I can understand making the drain_all functions GS functions, but it
seems weird to say it’s an I/O function when a single BDS is drained
via bdrv_drained_begin() and bdrv_drained_end(), but not via
bdrv_drain(), which just does both.
(I can see that there are no I/O path callers, but I still find it
strange.)
The problem as you saw is on the path callers: bdrv_drain seems to be
called only in main thread, while others or similar drains are also
coming from I/O. I would say maybe it's a better idea to just put
everything I/O, maybe (probably) there are cases not caught by the tests.
The only ones in global-state will be:
- bdrv_apply_subtree_drain and bdrv_unapply_subtree_drain (called only
in .attach and .detach callbacks of BdrvChildClass, run under BQL).

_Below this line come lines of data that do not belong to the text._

template <typename T>
__global__ __launch_bounds__(256) void attn_bwd_dkv_kernel(AttnP p) {
  __shared__ uint4 sQ[2][BK * 4], sQt[2][BK * 4], sO[2][BK * 4], sOt[2][BK * 4];
  __shared__ float sL[2][BK], sD[2][BK];
  const int tid = threadIdx.x, lane = tid & 63, wave = tid >> 6;
  const int l15 = lane & 15, g = lane >> 4;
  const int bh = blockIdx.y, b = bh / p.nh, h = bh % p.nh;
  const int C3 = 3 * p.nh * D, C1 = p.nh * D;
  const T* base = (const T*)p.qkv + (long)b * p.T * C3 + h * 3 * D;
  const T* dab = (const T*)p.da + (long)b * p.T * C1 + h * D;
  const int k0 = blockIdx.x * BQ + wave * 32;

  uint4 fk[2], fv[2];
#pragma unroll
  for (int kt = 0; kt < 2; ++kt) {
    fk[kt] = *reinterpret_cast<const uint4*>(base + (long)(k0 + kt * 16 + l15) * C3 + D + g * 8);
    fv[kt] = *reinterpret_cast<const uint4*>(base + (long)(k0 + kt * 16 + l15) * C3 + 2 * D + g * 8);
  }
  f32x4 dk[2][2], dv[2][2];
#pragma unroll
  for (int kt = 0; kt < 2; ++kt)
#pragma unroll
    for (int dt = 0; dt < 2; ++dt) dk[kt][dt] = dv[kt][dt] = (f32x4){0.f, 0.f, 0.f, 0.f};

  const int nchunk = p.T / BK;
  uint4 rq[2], ro[2];
  float rl = 0.f, rd = 0.f;
  auto load = [&](int c) {
    stage_load<T, 0>(base + (long)c * BK * C3, C3, tid, rq);
    stage_load<T, 0>(dab + (long)c * BK * C1, C1, tid, ro);
    if (tid < BK) {
      rl = p.L[(long)bh * p.T + c * BK + tid];
      rd = p.Dq[(long)bh * p.T + c * BK + tid];
    }
  };
  auto store = [&](int buf) {
    stage_store<0>(sQ[buf], tid, rq);
    stage_store<1>(sQt[buf], tid, rq);
    stage_store<0>(sO[buf], tid, ro);
    stage_store<1>(sOt[buf], tid, ro);
    if (tid < BK) {
      sL[buf][tid] = rl;
      sD[buf][tid] = rd;
    }
  };
  load(0);
  store(0);
  __syncthreads();
  for (int c = 0; c < nchunk; ++c) {
    const int cur = c & 1;
    if (c + 1 < nchunk) load(c + 1);
#pragma unroll
    for (int qb = 0; qb < 4; ++qb) {
      const uint4 fq0 = frag_rows(sQ[cur], 2 * qb, l15, g), fq1 = frag_rows(sQ[cur], 2 * qb + 1, l15, g);
      const uint4 fo0 = frag_rows(sO[cur], 2 * qb, l15, g), fo1 = frag_rows(sO[cur], 2 * qb + 1, l15, g);
      const uint4 fqt0 = frag_tr(sQt[cur], qb, 0, l15, g), fqt1 = frag_tr(sQt[cur], qb, 1, l15, g);
      const uint4 fot0 = frag_tr(sOt[cur], qb, 0, l15, g), fot1 = frag_tr(sOt[cur], qb, 1, l15, g);
      const float4 L0 = *reinterpret_cast<const float4*>(&sL[cur][qb * 32 + g * 4]);
      const float4 L1 = *reinterpret_cast<const float4*>(&sL[cur][qb * 32 + 16 + g * 4]);
      const float4 D0 = *reinterpret_cast<const float4*>(&sD[cur][qb * 32 + g * 4]);
      const float4 D1 = *reinterpret_cast<const float4*>(&sD[cur][qb * 32 + 16 + g * 4]);
      const float l0[4] = {L0.x, L0.y, L0.z, L0.w}, l1[4] = {L1.x, L1.y, L1.z, L1.w};
      const float e0[4] = {D0.x, D0.y, D0.z, D0.w}, e1[4] = {D1.x, D1.y, D1.z, D1.w};
#pragma unroll
      for (int kt = 0; kt < 2; ++kt) {
        const f32x4 z = {0.f, 0.f, 0.f, 0.f};
        f32x4 s0 = Mfma<T>::run(fq0, fk[kt], z), s1 = Mfma<T>::run(fq1, fk[kt], z);
        f32x4 d0 = Mfma<T>::run(fo0, fv[kt], z), d1 = Mfma<T>::run(fo1, fv[kt], z);
        f32x4 ds0, ds1;
#pragma unroll
        for (int r = 0; r < 4; ++r) {
          s0[r] = __expf(s0[r] * p.scale - l0[r]);
          s1[r] = __expf(s1[r] * p.scale - l1[r]);
          ds0[r] = s0[r] * (d0[r] - e0[r]);
          ds1[r] = s1[r] * (d1[r] - e1[r]);
        }
        const uint4 fp = pack_p<T>(s0, s1), fds = pack_p<T>(ds0, ds1);
        dv[kt][0] = Mfma<T>::run(fp, fot0, dv[kt][0]);
        dv[kt][1] = Mfma<T>::run(fp, fot1, dv[kt][1]);
        dk[kt][0] = Mfma<T>::run(fds, fqt0, dk[kt][0]);
        dk[kt][1] = Mfma<T>::run(fds, fqt1, dk[kt][1]);
      }
    }
    if (c + 1 < nchunk) store(cur ^ 1);
    __syncthreads();
  }
  T* dqb = (T*)p.dqkv + (long)b * p.T * C3 + h * 3 * D;
#pragma unroll
  for (int kt = 0; kt < 2; ++kt)
#pragma unroll
    for (int dt = 0; dt < 2; ++dt)
#pragma unroll
      for (int r = 0; r < 4; ++r) {
        const long row = (long)(k0 + kt * 16 + g * 4 + r) * C3 + dt * 16 + l15;
        dqb[row + D] = from_f32<T>(dk[kt][dt][r] * p.scale);
        dqb[row + 2 * D] = from_f32<T>(dv[kt][dt][r]);
      }
}

}

extern "C" int jg_attention_fwd(int dtype, const void* qkv, void* a, float* L, int B, int T, int heads, int head_dim,
                                jg_stream_t s) {
  if (!qkv || !a || !L || B < 1 || heads < 1) return JG_ERR_BAD_ARG;
  if (head_dim != D || T % BQ) return JG_ERR_UNSUPPORTED;
  AttnP p = {};
  p.qkv = (const char*)qkv; p.a = (char*)a; p.L = L; p.B = B; p.T = T; p.nh = heads;
  p.scale = 1.0f / sqrtf((float)head_dim);
  dim3 grid(T / BQ, B * heads);
  JG_DISPATCH_DTYPE(dtype, hipLaunchKernelGGL((attn_fwd_kernel<T>), grid, dim3(256), 0, (hipStream_t)s, p););
  JG_CHECK_LAUNCH();
  return JG_OK;
}
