__device__ static inline u32 tb_validate_post_void(const PassArgs& P, const Transfer& t, u64 ts, u32 pe,
                                                   TransferScratch& s) {
    const Tables& T = P.T;
    const u16 f = t.flags;
    if ((f & TF_POST) && (f & TF_VOID)) return CT_FLAGS_ARE_MUTUALLY_EXCLUSIVE;
    if (f & TF_PENDING) return CT_FLAGS_ARE_MUTUALLY_EXCLUSIVE;
    if (f & TF_BAL_DEBIT) return CT_FLAGS_ARE_MUTUALLY_EXCLUSIVE;
    if (f & TF_BAL_CREDIT) return CT_FLAGS_ARE_MUTUALLY_EXCLUSIVE;
    if (t.pending_id == 0) return CT_PENDING_ID_MUST_NOT_BE_ZERO;
    if (t.pending_id == TB_U128_MAX) return CT_PENDING_ID_MUST_NOT_BE_INT_MAX;
    if (t.pending_id == t.id) return CT_PENDING_ID_MUST_BE_DIFFERENT;
    if (t.timeout != 0) return CT_TIMEOUT_RESERVED_FOR_PENDING_TRANSFER;

    s.hz |= HZ_POSTVOID | HZ_PV_KEY;
    P.pass_words[PW_PV] = 1;
    s.kpid = tb_dedup_key(tb_lo(t.pending_id), tb_hi(t.pending_id));
    tb_dedup_mark(P);
    if (tb_dedup_insert(P.dedup, P.dedup_mask, s.kpid)) P.pass_words[PW_DUP] = 1;
    u32 es = TB_NOT_FOUND;
    const u32 claim = tb_claim_id(P, t, pe, s, &es);
    if (claim == CLAIM_COLLIDED) return R_OK;

    const u32 pslot = tb_transfer_find(T, tb_lo(t.pending_id), tb_hi(t.pending_id));
    if (pslot != TB_NOT_FOUND && (u64)pslot >= P.log_base) {
        s.hz |= HZ_SELFDEP;
        return R_OK;
    }
    if (pslot == TB_NOT_FOUND) return CT_PENDING_TRANSFER_NOT_FOUND;
    const Transfer p = T.xlog[pslot];
    if (!(p.flags & TF_PENDING)) return CT_PENDING_TRANSFER_NOT_PENDING;

    const u32 drs = tb_account_find(T, tb_lo(p.debit_account_id), tb_hi(p.debit_account_id));
    const u32 crs = tb_account_find(T, tb_lo(p.credit_account_id), tb_hi(p.credit_account_id));
    if (drs == TB_NOT_FOUND || crs == TB_NOT_FOUND) return TB_CODE_PANIC;

    if (t.debit_account_id > 0 && t.debit_account_id != p.debit_account_id) {
        return CT_PENDING_TRANSFER_HAS_DIFFERENT_DEBIT_ACCOUNT_ID;
    }
    if (t.credit_account_id > 0 && t.credit_account_id != p.credit_account_id) {
        return CT_PENDING_TRANSFER_HAS_DIFFERENT_CREDIT_ACCOUNT_ID;
    }
    if (t.ledger > 0 && t.ledger != p.ledger) return CT_PENDING_TRANSFER_HAS_DIFFERENT_LEDGER;
    if (t.code > 0 && t.code != p.code) return CT_PENDING_TRANSFER_HAS_DIFFERENT_CODE;

    const u128 amount = t.amount > 0 ? t.amount : p.amount;
    if (amount > p.amount) return CT_EXCEEDS_PENDING_TRANSFER_AMOUNT;
    if ((f & TF_VOID) && amount < p.amount) return CT_PENDING_TRANSFER_HAS_DIFFERENT_AMOUNT;

    if (claim == CLAIM_EXISTS) return tb_post_void_exists(t, T.xlog[es], p);

    const u8 posted = T.xposted[pslot];
    if (posted == POSTED_POSTED) return CT_PENDING_TRANSFER_ALREADY_POSTED;
    if (posted == POSTED_VOIDED) return CT_PENDING_TRANSFER_ALREADY_VOIDED;

    if (!(p.timestamp < ts)) return TB_CODE_PANIC;
    if (p.timeout > 0) {
        const u64 timeout_ns = (u64)p.timeout * 1000000000ULL;
        const u64 expiry = p.timestamp + timeout_ns;
        if (expiry < p.timestamp) return TB_CODE_PANIC;
        if (ts >= expiry) return CT_PENDING_TRANSFER_EXPIRED;
    }

    s.dr = drs;
    s.cr = crs;
    s.ps = pslot;
    s.hz |= HZ_ACCTS;
    if ((T.acct_hot[drs].flags | T.acct_hot[crs].flags) & AF_LIMITS) s.hz |= HZ_LIMIT;
    s.amount = (f & TF_POST) ? amount : 0;

    if ((s.hz & HZ_SPEC) && !P.inplace) T.xlog[P.log_base + pe] = tb_compose_post_void(t, p, ts);
    return R_OK;
}

__device__ static inline u32 tb_validate_transfer(const PassArgs& P, const Transfer& t, u64 ts, u32 pe,
                                                  TransferScratch& s) {
    const Tables& T = P.T;
    const u16 f = t.flags;
    if (f & TF_PADDING) return CT_RESERVED_FLAG;
    if (t.id == 0) return CT_ID_MUST_NOT_BE_ZERO;
    if (t.id == TB_U128_MAX) return CT_ID_MUST_NOT_BE_INT_MAX;

    if (f & (TF_POST | TF_VOID)) return tb_validate_post_void(P, t, ts, pe, s);

    if (t.debit_account_id == 0) return CT_DEBIT_ACCOUNT_ID_MUST_NOT_BE_ZERO;
    if (t.debit_account_id == TB_U128_MAX) return CT_DEBIT_ACCOUNT_ID_MUST_NOT_BE_INT_MAX;
    if (t.credit_account_id == 0) return CT_CREDIT_ACCOUNT_ID_MUST_NOT_BE_ZERO;
    if (t.credit_account_id == TB_U128_MAX) return CT_CREDIT_ACCOUNT_ID_MUST_NOT_BE_INT_MAX;
    if (t.credit_account_id == t.debit_account_id) return CT_ACCOUNTS_MUST_BE_DIFFERENT;
    if (t.pending_id != 0) return CT_PENDING_ID_MUST_BE_ZERO;
    if (!(f & TF_PENDING)) {
        if (t.timeout != 0) return CT_TIMEOUT_RESERVED_FOR_PENDING_TRANSFER;
    }
    if (!(f & (TF_BAL_DEBIT | TF_BAL_CREDIT))) {
        if (t.amount == 0) return CT_AMOUNT_MUST_NOT_BE_ZERO;
    }
    if (t.ledger == 0) return CT_LEDGER_MUST_NOT_BE_ZERO;
    if (t.code == 0) return CT_CODE_MUST_NOT_BE_ZERO;

    const u64 dlo = tb_lo(t.debit_account_id), dhi = tb_hi(t.debit_account_id);
    const u64 clo = tb_lo(t.credit_account_id), chi = tb_hi(t.credit_account_id);
    const u64 dpos = tb_hash_id(dlo, dhi) & T.account_mask;
    const u64 cpos = tb_hash_id(clo, chi) & T.account_mask;
    const u64 xpos = tb_xi_home(tb_lo(t.id), tb_hi(t.id), T.xidx_mask);
    const bool fake = TB_ABL(P, ABL_ACCTS);
    AccountHot d0 = {}, c0 = {};
    if (!fake) {
        d0 = T.acct_hot[dpos];
        c0 = T.acct_hot[cpos];
    }
    u64 x0 = ~0ULL;
    if (!TB_ABL(P, ABL_SPEC | ABL_CAS)) {
        x0 = tb_transfer_cas_home(T, tb_lo(t.id), tb_hi(t.id), (u32)(P.log_base + pe), xpos);
        if (x0 == 0) {
            s.rs = (u32)xpos;
            s.hz |= HZ_SPEC;
        }
    }
    AccountHot dr = {}, cr = {};
    u32 drs, crs;
    if (fake) {
        drs = (u32)(dlo & 1023);
        crs = (u32)(clo & 1023);
    } else {
        tb_account_find2(T, dlo, dhi, dpos, d0, clo, chi, cpos, c0, &drs, &crs, &dr, &cr);
    }
    u32 early = R_OK;
    if (drs == TB_NOT_FOUND) early = CT_DEBIT_ACCOUNT_NOT_FOUND;
    else if (crs == TB_NOT_FOUND) early = CT_CREDIT_ACCOUNT_NOT_FOUND;
    else if (!(ts > dr.timestamp) || !(ts > cr.timestamp)) early = TB_CODE_PANIC;
    else if (dr.ledger != cr.ledger) early = CT_ACCOUNTS_MUST_HAVE_THE_SAME_LEDGER;
    else if (t.ledger != dr.ledger) early = CT_TRANSFER_MUST_HAVE_THE_SAME_LEDGER_AS_ACCOUNTS;
    const bool balancing = (f & (TF_BAL_DEBIT | TF_BAL_CREDIT)) != 0;
    if (early == R_OK) {
        s.contrib = balancing && t.amount == 0 ? (u128)UINT64_MAX : t.amount;
        s.dr = drs;
        s.cr = crs;
        s.hz |= HZ_ACCTS;
        if ((dr.flags | cr.flags) & AF_LIMITS) s.hz |= HZ_LIMIT;
        if (balancing) {
            s.hz |= HZ_BAL;
            if (f & TF_BAL_DEBIT) P.T.account_mark[drs] = P.epoch;
            if (f & TF_BAL_CREDIT) P.T.account_mark[crs] = P.epoch;
            P.pass_words[PW_BAL] = 1;
        }
    }
    u32 es = TB_NOT_FOUND;
    const u32 claim = tb_claim_id(P, t, pe, s, &es, x0);
    if (early != R_OK) return early;
    if (claim == CLAIM_EXISTS) return tb_transfer_exists(t, T.xlog[es]);
    if (claim == CLAIM_COLLIDED || balancing) return R_OK;

    s.amount = t.amount;
    const u64 timeout_ns = (u64)t.timeout * 1000000000ULL;
    if (ts + timeout_ns < ts) return CT_OVERFLOWS_TIMEOUT;
    if ((s.hz & HZ_SPEC) && P.inplace) {
        s.hz |= HZ_INPLACE;
        P.T.xlog[P.log_base + pe].timestamp = ts;
    } else if ((s.hz & HZ_SPEC) && !TB_ABL(P, ABL_RECORD)) {
        s.rec_ts = ts;
        s.hz |= HZ_REC;
    }
    return R_OK;
}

- bdrv_drain_all_end_quiesce (called only by bdrv_close thus under BQL).
- bdrv_drain_all_begin, bdrv_drain_all_end and bdrv_drain_all (have
already BQL assertions)
In general, this is the underlying problem with these assertions: if a
test doesn't test a specific code path, an unneeded assertion might
pass undetected.
I believe the I/O vs. GS classification should not only be done based on
functional concerns, i.e. who calls this function (is it called by an
I/O function?) and whether it can be thread-safe or not (does it call a
BQL function?), but also needs to be done semantically. I believe there
are some functions that we consider thread-safe but are also only called
by BQL functions, for example apparently bdrv_drain(),
bdrv_apply_subtree_drain(), and bdrv_unapply_subtree_drain(). Such
functions can functionally be considered both GS and I/O functions, so
the decision should be done semantically. I believe that it makes sense
to say all drain-related functions for a single subtree are I/O functions.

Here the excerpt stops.